L'esercito jugoslavo assunse i pieni poteri. Nominò un
Commissario Politico, Franc Štoka, membro del partito comunista.
Il 4 maggio vennero emanati dall'autorità jugoslava a Trieste,
il Comando Città di Trieste (Komanda Mesta Trst) gli ordini 1,
2, 3 e 4 che proclamano lo stato di guerra, impongono il
coprifuoco (a combattimenti terminati) e uniformano il fuso
orario triestino a quello jugoslavo. Limitarono la circolazione
dei veicoli e prelevarono dalle proprie case numerosi cittadini,
sospettati di nutrire scarse simpatie nei confronti della
ideologia che guidava le brigate jugoslave. Fra questi non vi
furono solo fascisti o collaborazionisti, ma anche combattenti
della Guerra di Liberazione.

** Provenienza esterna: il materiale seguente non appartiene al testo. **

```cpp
void launch_tile(const uint8_t* d_luma, const FrameGeom& g, long ctu0, int n, const Workspace& ws, int n_flags,
                 hipStream_t s, int max_blocks, const unsigned* wait_rows, unsigned wait_seq, unsigned* gave_up) {
    const int blocks = (n + 15) / 16;
    const bool fast = (g.width % 16 == 0) && (g.pitch % 16 == 0) && (g.frame_stride % 16 == 0) &&
                      (reinterpret_cast<uintptr_t>(d_luma) % 16 == 0);
    const int sb = max_blocks > 0 ? (blocks < max_blocks ? blocks : max_blocks) : blocks;
    const TileWait tw{wait_rows, wait_seq, gave_up};
    if (wait_rows && fast)
        hipLaunchKernelGGL((k0_tile_slab<true, true>), dim3(sb), dim3(256), 0, s, d_luma, g.width, g.height, g.pitch,
                           g.frame_stride, g.cw, g.nctu, ctu0, n, ws.xs, ws.xm, ws.xl, ws.flags, n_flags, tw);
    else if (wait_rows)
        hipLaunchKernelGGL((k0_tile_slab<false, true>), dim3(sb), dim3(256), 0, s, d_luma, g.width, g.height, g.pitch,
                           g.frame_stride, g.cw, g.nctu, ctu0, n, ws.xs, ws.xm, ws.xl, ws.flags, n_flags, tw);
// ... 10 lines not shown
```

Before: 41.74 million CTU/s.

## Use lane-ordered FC1 weight image, dynamic tile ticketing, per-chunk gate kernel

The FC1 MFMA tile kernels now read a lane-ordered weight image, so each lane loads one float4 per column tile from LDS instead of doing scattered scalar LDS reads. The 112-wide image is dropped and its arena slot reused. The side-stream tiling kernel now hands out work groups dynamically through an atomic ticket counter instead of a fixed grid stride, which balances load across blocks. The gate kernel launches one block per chunk and only zeroes closed ranges instead of one thread per output element. These add an atomic per group, with the ticket reset relying on the last drawer, and a new weight-packing path that must match the kernel indexing.

```diff
diff --git a/hevc-complexity-reduction_amd/csrc/ethcnn_context.cpp b/hevc-complexity-reduction_amd/csrc/ethcnn_context.cpp
--- a/hevc-complexity-reduction_amd/csrc/ethcnn_context.cpp
+++ b/hevc-complexity-reduction_amd/csrc/ethcnn_context.cpp
@@ -22,6 +22,10 @@
     hipStream_t* ss[] = {&c->copy_in, &c->copy_out, &c->s_tile};
     for (hipStream_t* s : ss)
         if (!*s) HIPCHK(c, hipStreamCreateWithFlags(s, hipStreamNonBlocking));
+    if (!c->d_tile_ticket) {
+        HIPCHK(c, hipMalloc((void**)&c->d_tile_ticket, 64));
+        HIPCHK(c, hipMemsetAsync(c->d_tile_ticket, 0, 64, c->s_tile));
+    }
     return 0;
 }
 
@@ -240,7 +244,7 @@
     if (c->dw_trunk16) (void)hipFree(c->dw_trunk16);
     if (c->dw_heads16) (void)hipFree(c->dw_heads16);
     {
-        void* lp[] = {c->d_lstm, c->d_vec, c->d_state[0], c->d_state[1], c->d_lprobs, c->d_lgate, c->d_ssync, c->seq_vec, c->seq_probs, c->narrow_buf, c->d_compare};
+        void* lp[] = {c->d_lstm, c->d_vec, c->d_state[0], c->d_state[1], c->d_lprobs, c->d_lgate, c->d_ssync, c->d_tile_ticket, c->seq_vec, c->seq_probs, c->narrow_buf, c->d_compare};
         for (void* p : lp)
             if (p) (void)hipFree(p);
     }
diff --git a/hevc-complexity-reduction_amd/csrc/ethcnn_ctx.h b/hevc-complexity-reduction_amd/csrc/ethcnn_ctx.h
--- a/hevc-complexity-reduction_amd/csrc/ethcnn_ctx.h
+++ b/hevc-complexity-reduction_amd/csrc/ethcnn_ctx.h
@@ -158,6 +158,7 @@
     float* h1_1 = nullptr;
     int* flags1 = nullptr;
     hipStream_t s_tile = nullptr;
+    int* d_tile_ticket = nullptr;
     hipEvent_t e_tile[2] = {}, e_trunk[2] = {}, e_main = nullptr;
     hipEvent_t e_fc1[2] = {};
     int tile_after_fc1 = 0;
diff --git a/hevc-complexity-reduction_amd/csrc/ethcnn_dense.hip b/hevc-complexity-reduction_amd/csrc/ethcnn_dense.hip
--- a/hevc-complexity-reduction_amd/csrc/ethcnn_dense.hip
+++ b/hevc-complexity-reduction_amd/csrc/ethcnn_dense.hip
@@ -8,11 +8,11 @@
 
 namespace ethcnn {
 
-template <int MS, int NS, int WM, int NSUB, bool GROUP, int NST = 3>
+template <int MS, int NS, int WM, int NSUB, bool GROUP, int NST = 3, bool LANE16 = false>
 __global__ __launch_bounds__(64 * WM) void k_fc1_p3(const float* __restrict__ feat, const float* __restrict__ Wimg,
                                                     const float* __restrict__ bias, float* __restrict__ out, int M) {
     __shared__ __attribute__((aligned(16))) float smem[Fc1Shape<MS, NS, WM, NSUB, NST>::LDS_FLOATS];
-    fc1_tile<MS, NS, WM, NSUB, GROUP, NST>(smem, feat, Wimg, bias, out, M, blockIdx.x);
+    fc1_tile<MS, NS, WM, NSUB, GROUP, NST, LANE16>(smem, feat, Wimg, bias, out, M, blockIdx.x);
 }
 
 #ifdef FC1_STAMPS
@@ -37,19 +37,19 @@
     __shared__ __attribute__((aligned(16))) float smem[Fc1Shape<2, NS, WM, NSUB, FC1_BULK_NST>::LDS_FLOATS];
     FC1_STAMP(0);
     if (blockIdx.x < rem_blocks)
-        fc1_tile<1, NS, WM, NSUB, true, FC1_BULK_NST>(smem, feat + (size_t)(m_main / 16) * kNFeat * 16, Wimg, bias, out + (size_t)m_main * kNVec,
+        fc1_tile<1, NS, WM, NSUB, true, FC1_BULK_NST, true>(smem, feat + (size_t)(m_main / 16) * kNFeat * 16, Wimg, bias, out + (size_t)m_main * kNVec,
                                            m_total - m_main, blockIdx.x);
     else
-        fc1_tile<2, NS, WM, NSUB, true, FC1_BULK_NST>(smem, feat, Wimg, bias, out, m_main, blockIdx.x - rem_blocks);
+        fc1_tile<2, NS, WM, NSUB, true, FC1_BULK_NST, true>(smem, feat, Wimg, bias, out, m_main, blockIdx.x - rem_blocks);
     FC1_STAMP(1);
 }
 
-template <int MS, int NS, int WM, int NSUB, bool GROUP = false, int NST = 3>
+template <int MS, int NS, int WM, int NSUB, bool GROUP = false, int NST = 3, bool LANE16 = false>
 static void launch_fc1_p3(const float* feat, const float* wimg, const float* bias, float* out, int M, hipStream_t s) {
     constexpr int BM = 16 * MS * WM, NSPLIT = kNVec / (16 * NS);
     const int mtiles = (M + BM - 1) / BM;
     const int blocks = GROUP ? ((mtiles + 7) / 8) * 8 * NSPLIT : mtiles * NSPLIT;
-    hipLaunchKernelGGL((k_fc1_p3<MS, NS, WM, NSUB, GROUP, NST>), dim3(blocks), dim3(64 * WM), 0, s, feat, wimg, bias, out, M);
+    hipLaunchKernelGGL((k_fc1_p3<MS, NS, WM, NSUB, GROUP, NST, LANE16>), dim3(blocks), dim3(64 * WM), 0, s, feat, wimg, bias, out, M);
 }
 
 template <int NS, int D>
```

Un memorandum statunitense dell'8
maggio recitava:
« A Trieste gli Jugoslavi stanno usando tutte le familiari
tattiche di terrore. Ogni italiano di una qualche importanza
viene arrestato. Gli Jugoslavi hanno assunto un controllo
completo e stanno attuando la coscrizione degli italiani per il
lavoro forzato, rilevando le banche e altre proprietà di valore
e requisendo cereali e altre vettovaglie in grande quantità. »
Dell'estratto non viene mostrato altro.